# [YOUR ASSIGNMENT]
Word for word, restate the entries below from their first line through the line that contains "P.seq, __ATOMIC_RELAXED, __HIP_MEMORY_SCOPE_AGENT);".

Items from a dataset
::::

template <bool LOCAL = false>
__device__ __forceinline__ bool persist_handshake(const PersistArgs& P) {
    __shared__ int ok_s;
    if (threadIdx.x == 0) {
        const unsigned k = LOCAL ? P.hepoch0 + 1u : P.epoch0 + 1u;
        const int xcd = LOCAL ? 0 : (int)(blockIdx.x & 7);
        const unsigned per = LOCAL ? gridDim.x >> 3 : (gridDim.x + 7 - xcd) / 8;
        unsigned* xctr = P.bar + xcd * PERSIST_BAR_STRIDE;
        unsigned* gctr = P.bar + 8 * PERSIST_BAR_STRIDE;
        unsigned* go = P.bar + 9 * PERSIST_BAR_STRIDE;
        int ok = 1;
        const unsigned long long v0 = __hip_atomic_load(reinterpret_cast<unsigned long long*>(go), __ATOMIC_RELAXED, __HIP_MEMORY_SCOPE_AGENT);
        if ((v0 >> 32) != 0ull) {
            ok = 0;
        } else {
            unsigned xcc = 0;
            if constexpr (LOCAL) {
                asm volatile("s_getreg_b32 %0, hwreg(HW_REG_XCC_ID)" : "=s"(xcc));
                __hip_atomic_fetch_or(go + 2, 1u << (xcc & 15u), __ATOMIC_RELAXED, __HIP_MEMORY_SCOPE_AGENT);
                asm volatile("s_waitcnt vmcnt(0)" ::: "memory");
            }
            const unsigned old = __hip_atomic_fetch_add(xctr, 1u, __ATOMIC_RELAXED, __HIP_MEMORY_SCOPE_AGENT);
            if (old == k * per - 1) {
                bool open = true;
                unsigned o2 = k * 8 - 1;
                if constexpr (LOCAL) {
                    const unsigned m = __hip_atomic_load(go + 2, __ATOMIC_RELAXED, __HIP_MEMORY_SCOPE_AGENT);
                    open = (m & (m - 1u)) == 0u;
                    if (open) {
                        __hip_atomic_store(go + 2, 0u, __ATOMIC_RELAXED, __HIP_MEMORY_SCOPE_AGENT);
                    } else {
                        raise_status(P.base.status, ST_EXCHANGE_TIMEOUT);
                        __hip_atomic_store(go + 1, 1u, __ATOMIC_RELAXED, __HIP_MEMORY_SCOPE_AGENT);
                    }
                } else {
                    o2 = __hip_atomic_fetch_add(gctr, 1u, __ATOMIC_RELAXED, __HIP_MEMORY_SCOPE_AGENT);
                }
                if (open && o2 == k * 8 - 1) {
                    __hip_atomic_store(go + 4, LOCAL ? (xcc & 15u) + 1u : 0u, __ATOMIC_RELAXED, __HIP_MEMORY_SCOPE_AGENT);
                    __hip_atomic_store(go + 3, P.seq, __ATOMIC_RELAXED, __HIP_MEMORY_SCOPE_AGENT);
                    if (P.started_host) __hip_atomic_store(P.started_host, P.seq, __ATOMIC_RELAXED, __HIP_MEMORY_SCOPE_SYSTEM);
                    __hip_atomic_store(go, k, __ATOMIC_RELAXED, __HIP_MEMORY_SCOPE_AGENT);
                }
            }
            const unsigned long long t0 = wall_clock64();
            for (;;) {
                const unsigned long long v = __hip_atomic_load(reinterpret_cast<unsigned long long*>(go), __ATOMIC_RELAXED, __HIP_MEMORY_SCOPE_AGENT);
                if ((v >> 32) != 0ull) {
                    ok = 0;
                    break;
                }
                if ((int)((unsigned)v - k) >= 0) break;
                if (wall_clock64() - t0 > P.timeout_ticks) {
                    raise_status(P.base.status, ST_EXCHANGE_TIMEOUT);
                    __hip_atomic_store(go + 1, 1u, __ATOMIC_RELAXED, __HIP_MEMORY_SCOPE_AGENT);
                    ok = 0;
                    break;
                }
            }
        }
        ok_s = ok;
    }
    __syncthreads();
    return ok_s != 0;
}
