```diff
@@ -1191,19 +1217,18 @@
         if (have_prev) fft_stage(4);
         __syncthreads();
         if (have_prev) {
-            for (int i = tid; i < 1024; i += MDFIR_BLOCK) {
-                long long o = prev_base + i;
-                if (o < n_out) {
-                    float2 v = fbuf[fft_swz(rev4_10((unsigned)i))];
-                    if (out) out[o] = v;
-                    if (mag_out) mag_out[o] = v.x * v.x + v.y * v.y;
-                }
-            }
+#pragma unroll
+            for (int k = 0; k < 4; k++)
+                held[k] = fbuf[fft_swz(
+                    rev4_10((unsigned)(tid + k * MDFIR_BLOCK)))];
+            held_base = prev_base;
+            have_held = true;
         }
         prev_base = tile * MDFIR_TILE;
         have_prev = true;
         __syncthreads();
     }
+    if (have_held) store_held();
     if (have_prev) {
 #pragma unroll
         for (int q = 0; q < 4; q++) {
@@ -4772,7 +4797,7 @@
             unsigned SPm = (elemsP + 31u) & ~31u;
             size_t lds_ws = (8 * (size_t)SPm + 4 * ((size_t)KK + 16)) *
                                 sizeof(float) +
-                            1024 * sizeof(float2);
+                            (1024 + WS_TW_ENTRIES) * sizeof(float2);
 #define CHAIN_WS_CASE(KV)                                                 \
     case KV:                                                              \
         hipLaunchKernelGGL(HIP_KERNEL_NAME(k_decim4_fft_mfma_ws_tpl<KV>), \
```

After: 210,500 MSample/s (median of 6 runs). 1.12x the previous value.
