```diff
+  const int G = gridDim.x;
+  bool prev_live = false;
+  int par = 0;
+#pragma unroll 1
+  for (int vp = blockIdx.x; vp < n_pairs; vp += G, par ^= 1) {
+    const bool last = vp + G >= n_pairs;
+    const int blk = 2 * xcd_order(vp, n_pairs) + half;
+    const bool live = blk < a.tb.n_blocks;
+    int *hid = hid2 + par * HR;
+    if (prev_live) epilogue(hid2 + (par ^ 1) * HR);
+    __builtin_amdgcn_sched_barrier(0);
+    BGNN_STAMP(0)
+    if (live) {
+      prologue(blk, hid);
+      BGNN_STAMP(1)
+      wait_vm_lgkm<0>();
+      __builtin_amdgcn_s_barrier();
+      __builtin_amdgcn_sched_barrier(0);
+      BGNN_STAMP(2)
+      issue_slab(0);
+      phase_a(hid);
+      BGNN_STAMP(7)
+      wait_vm_lgkm<0>();
+      __builtin_amdgcn_s_barrier();
+      BGNN_STAMP(8)
+      slab_pair(0, std::true_type{}, std::true_type{}, last);
+#pragma unroll 1
+      for (int s = 1; s < NSLAB; ++s) slab_pair(s, std::false_type{}, std::true_type{}, last);
+    } else {
+      wait_vm_lgkm<0>();
+      __builtin_amdgcn_s_barrier();
+      __builtin_amdgcn_s_barrier();
+#pragma unroll 1
+      for (int s = 0; s < NSLAB; ++s) slab_pair(s, std::false_type{}, std::false_type{}, last);
+    }
+    prev_live = live;
+#if BGNN_DIAG
+    n_blk += live ? 1 : 0;
+#endif
+  }
+  if (prev_live) epilogue(hid2 + (par ^ 1) * HR);
+  BGNN_STAMP(0)
+  if (!half) __builtin_amdgcn_s_barrier();
+#if BGNN_DIAG
+  if (a.stamps && lane == 0 && wave == 0) {
+    unsigned long long *own = a.stamps + 16;
+    for (int i = 0; i < 12; ++i) atomicAdd(own + i, t_sum[i]);
+    atomicAdd(own + 15, n_blk);
+    if (half == 0) {
+      atomicAdd(own + 13, __builtin_amdgcn_s_memtime() - t_clk0);
+      atomicAdd(own + 14, __builtin_amdgcn_s_memrealtime() - t_real0);
+    }
+  }
+#endif
+}
+
+template <int K>
+static int launch_pair(bgnn_ctx *ctx, const FusedArgs &a) {
+  constexpr size_t lds_bytes = (size_t)PairLds<K>::BYTES;
+  static std::atomic<uint64_t> configured{0};
+  auto kern = gat_layer_pair_kernel<K>;
+  if (!(configured.load(std::memory_order_relaxed) >> (ctx->device & 63) & 1)) {
+    BGNN_HIP_CHECK(hipFuncSetAttribute(reinterpret_cast<const void *>(kern), hipFuncAttributeMaxDynamicSharedMemorySize, (int)lds_bytes));
+    configured.fetch_or(1ull << (ctx->device & 63), std::memory_order_relaxed);
+  }
+  const int n_pairs = (a.tb.n_blocks + 1) / 2;
+  hipLaunchKernelGGL(kern, dim3(std::min(n_pairs, ctx->num_cus)), dim3(512), lds_bytes, ctx->stream, a, n_pairs);
+  BGNN_HIP_CHECK(hipGetLastError());
+  return BGNN_OK;
+}
+
 template <int K, bool AF = false>
 static int launch_two_phase(bgnn_ctx *ctx, const FusedArgs &a) {
   constexpr size_t lds_bytes = (size_t)TwoPhaseLds<K>::BYTES;
@@ -1725,6 +2142,8 @@
   if ((split == 1 || split == 2) && (!main_shape || g->K == 16)) { split = 0; a.Wt = Ln.Wfp; }
   if (split == 3 && HC == 256 && NC == 256 && C == 64 && ctx->opts.bf16_two_phase)
     return g->K == 8 ? launch_two_phase<8>(ctx, a) : g->K == 4 ? launch_two_phase<4>(ctx, a) : launch_two_phase<16>(ctx, a);
+  if (split == 0 && HC == 256 && NC == 256 && C == 64 && a.cell_map == nullptr && ctx->opts.fused_pair && (g->K == 8 || g->K == 4))
+    return g->K == 8 ? launch_pair<8>(ctx, a) : launch_pair<4>(ctx, a);
 #define BGNN_FUSED_CASE(hc, nt) if (HC == hc && NC == nt * 32) return launch_by_stencil<hc, nt, EPI_NEXT>(ctx, g, split, a);
   BGNN_FUSED_CASE(256, 8) BGNN_FUSED_CASE(256, 2)
 #undef BGNN_FUSED_CASE
diff --git a/bathymetric-gnn_amd/csrc/gat_tile_common.h b/bathymetric-gnn_amd/csrc/gat_tile_common.h
--- a/bathymetric-gnn_amd/csrc/gat_tile_common.h
+++ b/bathymetric-gnn_amd/csrc/gat_tile_common.h
@@ -45,11 +45,12 @@
   int64_t cell_off;
 };
 
+__device__ __forceinline__ int xcd_order(int bid, int nb) {
+  const int xcd = bid & 7, q = nb >> 3, r = nb & 7;
+  return (xcd < r ? xcd * (q + 1) : r * (q + 1) + (xcd - r) * q) + (bid >> 3);
+}
 template <int TH = TILE_H>
-__device__ __forceinline__ BlockPos decode_block(const TileBlocks &tb) {
-  const int bid = blockIdx.x, nb = tb.n_blocks;
-  const int xcd = bid & 7, q = nb >> 3, r = nb & 7;
-  const int wid = (xcd < r ? xcd * (q + 1) : r * (q + 1) + (xcd - r) * q) + (bid >> 3);
+__device__ __forceinline__ BlockPos block_at(const TileBlocks &tb, int wid) {
   BlockPos p;
   if (tb.items2) {
     const BgnnWorkItem it = tb.items2[wid];
@@ -63,6 +64,10 @@
   const BgnnTileMeta t = tb.tiles[p.tile];
   p.h = t.h; p.w = t.w; p.cell_off = t.cell_off;
   return p;
+}
+template <int TH = TILE_H>
+__device__ __forceinline__ BlockPos decode_block(const TileBlocks &tb) {
+  return block_at<TH>(tb, xcd_order(blockIdx.x, tb.n_blocks));
 }
 
 template <int H, int NTHREADS, int HROWS = HALO_ROWS>
diff --git a/bathymetric-gnn_amd/runtime.py b/bathymetric-gnn_amd/runtime.py
--- a/bathymetric-gnn_amd/runtime.py
+++ b/bathymetric-gnn_amd/runtime.py
@@ -23,7 +23,7 @@
 ABI_VERSION = 7
 MATRIX_PATHS = {"exact_f32": 0, "bf16x3": 1, "fp16x3": 2, "bf16": 3}
 OPTION_NAMES = ("matrix_path", "fused", "fold_extractor", "ragged_atlas", "features_tiled", "fused_front",
-                "bf16_two_phase", "bf16_layer0_af", "stats_narrow", "diag_mask", "diag_stamps",
+                "bf16_two_phase", "bf16_layer0_af", "fused_pair", "stats_narrow", "diag_mask", "diag_stamps",
                 "gemm_diag", "gemm_pair_major")
 
 
```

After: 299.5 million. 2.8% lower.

::::

# [RESPONSE]
template <bool LOCAL = false>
__device__ __forceinline__ bool persist_handshake(const PersistArgs& P) {
    __shared__ int ok_s;
    if (threadIdx.x == 0) {
        const unsigned k = LOCAL ? P.hepoch0 + 1u : P.epoch0 + 1u;
        const int xcd = LOCAL ? 0 : (int)(blockIdx.x & 7);
        const unsigned per = LOCAL ? gridDim.x >> 3 : (gridDim.x + 7 - xcd) / 8;
        unsigned* xctr = P.bar + xcd * PERSIST_BAR_STRIDE;
        unsigned* gctr = P.bar + 8 * PERSIST_BAR_STRIDE;
        unsigned* go = P.bar + 9 * PERSIST_BAR_STRIDE;
        int ok = 1;
        const unsigned long long v0 = __hip_atomic_load(reinterpret_cast<unsigned long long*>(go), __ATOMIC_RELAXED, __HIP_MEMORY_SCOPE_AGENT);
        if ((v0 >> 32) != 0ull) {
            ok = 0;
        } else {
            unsigned xcc = 0;
            if constexpr (LOCAL) {
                asm volatile("s_getreg_b32 %0, hwreg(HW_REG_XCC_ID)" : "=s"(xcc));
                __hip_atomic_fetch_or(go + 2, 1u << (xcc & 15u), __ATOMIC_RELAXED, __HIP_MEMORY_SCOPE_AGENT);
                asm volatile("s_waitcnt vmcnt(0)" ::: "memory");
            }
            const unsigned old = __hip_atomic_fetch_add(xctr, 1u, __ATOMIC_RELAXED, __HIP_MEMORY_SCOPE_AGENT);
            if (old == k * per - 1) {
                bool open = true;
                unsigned o2 = k * 8 - 1;
                if constexpr (LOCAL) {
                    const unsigned m = __hip_atomic_load(go + 2, __ATOMIC_RELAXED, __HIP_MEMORY_SCOPE_AGENT);
                    open = (m & (m - 1u)) == 0u;
                    if (open) {
                        __hip_atomic_store(go + 2, 0u, __ATOMIC_RELAXED, __HIP_MEMORY_SCOPE_AGENT);
                    } else {
                        raise_status(P.base.status, ST_EXCHANGE_TIMEOUT);
                        __hip_atomic_store(go + 1, 1u, __ATOMIC_RELAXED, __HIP_MEMORY_SCOPE_AGENT);
                    }
                } else {
                    o2 = __hip_atomic_fetch_add(gctr, 1u, __ATOMIC_RELAXED, __HIP_MEMORY_SCOPE_AGENT);
                }
                if (open && o2 == k * 8 - 1) {
                    __hip_atomic_store(go + 4, LOCAL ? (xcc & 15u) + 1u : 0u, __ATOMIC_RELAXED, __HIP_MEMORY_SCOPE_AGENT);
                    __hip_atomic_store(go + 3, P.seq, __ATOMIC_RELAXED, __HIP_MEMORY_SCOPE_AGENT);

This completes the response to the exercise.